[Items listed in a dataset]
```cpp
static int pipe_results_dev(RxPipe* rx, const sora_frame_result** d_rows, const uint32_t** d_nrows, const uint8_t** d_mpdu)
{
    if (!rx) return fail(SORA_ERR_INVALID_PARAM, "sora_rx_results_dev: null handle");
    if (!rx->have_results) return fail(SORA_ERR_FAILED, "no process call to report");
    HIPCHK(hipSetDevice(rx->cfg.device));
    { const int rc = pipe_pack(rx); if (rc) return rc; }
    if (d_rows) *d_rows = rx->d_rows;
    if (d_nrows) *d_nrows = rx->d_nrows;
    if (d_mpdu) *d_mpdu = rx->d_mpdu;
    return SORA_OK;
}

static int pipe_deliver_async(RxPipe* rx, sora_frame_result* h_rows, size_t max_rows, uint32_t* h_nrows, uint8_t* h_mpdu, size_t mpdu_bytes)
{
    if (!rx || !h_rows || !h_nrows) return fail(SORA_ERR_INVALID_PARAM, "sora_rx_deliver_async: null argument");
    if (!rx->have_results) return fail(SORA_ERR_FAILED, "no process call to report");
    const size_t need = (size_t)kOutPerSlot * rx->total_slots;
    if (h_mpdu && mpdu_bytes < need) return fail(SORA_ERR_CAPACITY, "sora_rx_deliver_async: h_mpdu is smaller than sora_rx_mpdu_bytes()");
    HIPCHK(hipSetDevice(rx->cfg.device));
    { const int rc = pipe_pack(rx); if (rc) return rc; }
    const size_t nr = std::min<size_t>(max_rows, (size_t)rx->ncaps * rx->cfg.max_frames_per_capture);
    HIPCHK(hipMemcpyAsync(h_nrows, rx->d_nrows, 4, hipMemcpyDeviceToHost, rx->stream));
    if (nr) HIPCHK(hipMemcpyAsync(h_rows, rx->d_rows, sizeof(sora_frame_result) * nr, hipMemcpyDeviceToHost, rx->stream));
    if (h_mpdu && need && h_mpdu != rx->bound_mpdu) HIPCHK(hipMemcpyAsync(h_mpdu, rx->d_mpdu, need, hipMemcpyDeviceToHost, rx->stream));
    HIPCHK(call_mark_delivered(*rx));
    return SORA_OK;
}

}

constexpr long long kAutoLanes16Captures = 32768;
// ... 961 lines not shown
```

Measured before the change: 53720.

## Parallelize result packing across blocks with wave scans; rebalance stream priority levels

Rewrites k_pack from a single 1024-thread block with an LDS Hillis-Steele scan into up to 16 blocks of 256 threads. Each block first sums the preceding captures' frame counts and then runs wave-shuffle prefix scans with a small LDS hop between waves, which drops the many per-step barriers. Separately, stream priority levels are now assigned by a queue-capacity-aware round robin instead of index%3. The extra blocks each redundantly re-read all earlier counts, and the stream change alters the priority mix for every pipeline stream.

```diff
diff --git a/sora_amd/build.py b/sora_amd/build.py
--- a/sora_amd/build.py
+++ b/sora_amd/build.py
@@ -11,7 +11,7 @@
 SOURCES = ["k_scan.hip", "k_rx.hip", "k_vit16.hip", "k_vitwin.hip", "k_stage.hip", "k_tx.hip", "k_tx11n.hip", "k_tx_ht40.hip", "k_tx11b.hip", "k_rx11b.hip", "k_11n.hip", "k_rx11n.hip",
     "k_ht40.hip", "k_deliver.hip", "sora_hip.cpp", "sora_shard.cpp"]
 HEADERS = ["dev_arith.h", "dev_viterbi.h", "dev_vit16.h", "dev_winplan.h", "dev_vitwin.h", "dev_11n.h", "dev_ht40.h", "dev_pilot11a.h", "dev_sym11a.h", "rx_types.h", "kernels.h", "host_calls.h",
-           "host_trellis.h", os.path.join("..", "..", "include", "sora_hip.h")]
+           "host_trellis.h", "host_streams.h", os.path.join("..", "..", "include", "sora_hip.h")]
 FLAGS = ["--offload-arch=gfx950", "-O3", "-std=c++17", "-fPIC", "-fvisibility=hidden", "-x", "hip"]
 
 
diff --git a/sora_amd/csrc/host_streams.h b/sora_amd/csrc/host_streams.h
--- /dev/null
+++ b/sora_amd/csrc/host_streams.h
@@ -0,0 +1,23 @@
+#pragma once
+
+namespace sora {
+
+constexpr int kStreamLevels = 3;
+constexpr int kFreeQueues[kStreamLevels] = { 3, 4, 4 };
+constexpr int kOwnQueueStreams = kFreeQueues[0] + kFreeQueues[1] + kFreeQueues[2];
+
+constexpr int stream_level(int index)
+{
+    int used[kStreamLevels] = { 0, 0, 0 }, level = kStreamLevels - 1;
+    for (int i = 0; i <= index; i++) {
+        const int round = i < kOwnQueueStreams ? 0 : 1 + (i - kOwnQueueStreams) / kStreamLevels;
+        for (int k = 0; k < kStreamLevels; k++) {
+            level = (level + 1) % kStreamLevels;
+            if (used[level] < kFreeQueues[level] + round) break;
+        }
+        used[level]++;
+    }
+    return level;
+}
+
+}
diff --git a/sora_amd/csrc/k_rx.hip b/sora_amd/csrc/k_rx.hip
--- a/sora_amd/csrc/k_rx.hip
+++ b/sora_amd/csrc/k_rx.hip
@@ -890,27 +890,32 @@
 
 struct PackedRow { uint32_t capture_id, start_sample, end_sample, error_code, rate_kbps; uint16_t length, nsym; uint32_t crc32; int16_t cfo_est;
     uint16_t flags; uint32_t mpdu_offset; };
-__global__ void __launch_bounds__(1024) k_pack(const FrameRow* frames, const uint32_t* nframes, const CapDesc* caps, uint32_t ncaps, uint32_t max_frames,
-                                               PackedRow* rows, uint32_t* nrows_out)
-{
-    __shared__ uint32_t s_scan[1024];
-    __shared__ uint32_t s_base;
-    const uint32_t t = threadIdx.x;
-    if (t == 0) s_base = 0;
+__global__ void __launch_bounds__(kPackThreads) k_pack(const FrameRow* frames, const uint32_t* nframes, const CapDesc* caps, uint32_t ncaps, uint32_t max_frames,
+                                                        PackedRow* rows, uint32_t* nrows_out)
+{
+    static_assert(kPackThreads == 256, "four waves: the LDS hop below");
+    __shared__ uint32_t s_wave[2][4];
+    __shared__ uint32_t s_before[4];
+    const uint32_t t = threadIdx.x, lane = t & 63u, w = t >> 6;
+    const uint32_t tiles = (ncaps + kPackThreads - 1u) / kPackThreads, per = (tiles + gridDim.x - 1u) / gridDim.x;
+    const uint32_t c_begin = min(blockIdx.x * per * kPackThreads, ncaps), c_end = min(c_begin + per * kPackThreads, ncaps);
+    uint32_t before = 0;
+    for (uint32_t c = t; c < c_begin; c += kPackThreads) before += min(nframes[c], max_frames);
+    for (int d = 32; d > 0; d >>= 1) before += (uint32_t)__shfl_xor((int)before, d);
+    if (lane == 0) s_before[w] = before;
     __syncthreads();
-    for (uint32_t c0 = 0; c0 < ncaps; c0 += 1024) {
+    uint32_t base = s_before[0] + s_before[1] + s_before[2] + s_before[3];
+    uint32_t set = 0;
+    for (uint32_t c0 = c_begin; c0 < c_end; c0 += kPackThreads, set ^= 1u) {
         const uint32_t c = c0 + t;
         const uint32_t found = c < ncaps ? nframes[c] : 0u;
         const uint32_t n = min(found, max_frames);
-        s_scan[t] = n;
+        uint32_t incl = n;
+        for (int d = 1; d < 64; d <<= 1) { const uint32_t v = (uint32_t)__shfl_up((int)incl, d); if (lane >= (uint32_t)d) incl += v; }
+        if (lane == 63u) s_wave[set][w] = incl;
         __syncthreads();
-        for (uint32_t o = 1; o < 1024; o <<= 1) {
-            const uint32_t v = t >= o ? s_scan[t - o] : 0u;
-            __syncthreads();
-            s_scan[t] += v;
-            __syncthreads();
-        }
-        const uint32_t first = s_base + s_scan[t] - n;
+        const uint32_t w0 = s_wave[set][0], w1 = s_wave[set][1], w2 = s_wave[set][2], w3 = s_wave[set][3];
+        const uint32_t first = base + (w > 0 ? w0 : 0u) + (w > 1 ? w1 : 0u) + (w > 2 ? w2 : 0u) + incl - n;
         for (uint32_t i = 0; i < n; i++) {
             const FrameRow& r = frames[(size_t)c * max_frames + i];
             PackedRow o;
@@ -920,11 +925,9 @@
             o.mpdu_offset = r.slot0 * (uint32_t)kOutPerSlot;
             rows[first + i] = o;
         }
-        __syncthreads();
-        if (t == 1023) s_base += s_scan[1023];
-        __syncthreads();
-    }
-    if (t == 0) *nrows_out = s_base;
+        base += w0 + w1 + w2 + w3;
+    }
+    if (blockIdx.x + 1u == gridDim.x && t == 0) *nrows_out = base;
 }
 
 
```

The task: Please go through the data above and copy each line that has the word "kOwnQueueStreams".

Solution to the problem:
+constexpr int kOwnQueueStreams = kFreeQueues[0] + kFreeQueues[1] + kFreeQueues[2];
+        const int round = i < kOwnQueueStreams ? 0 : 1 + (i - kOwnQueueStreams) / kStreamLevels;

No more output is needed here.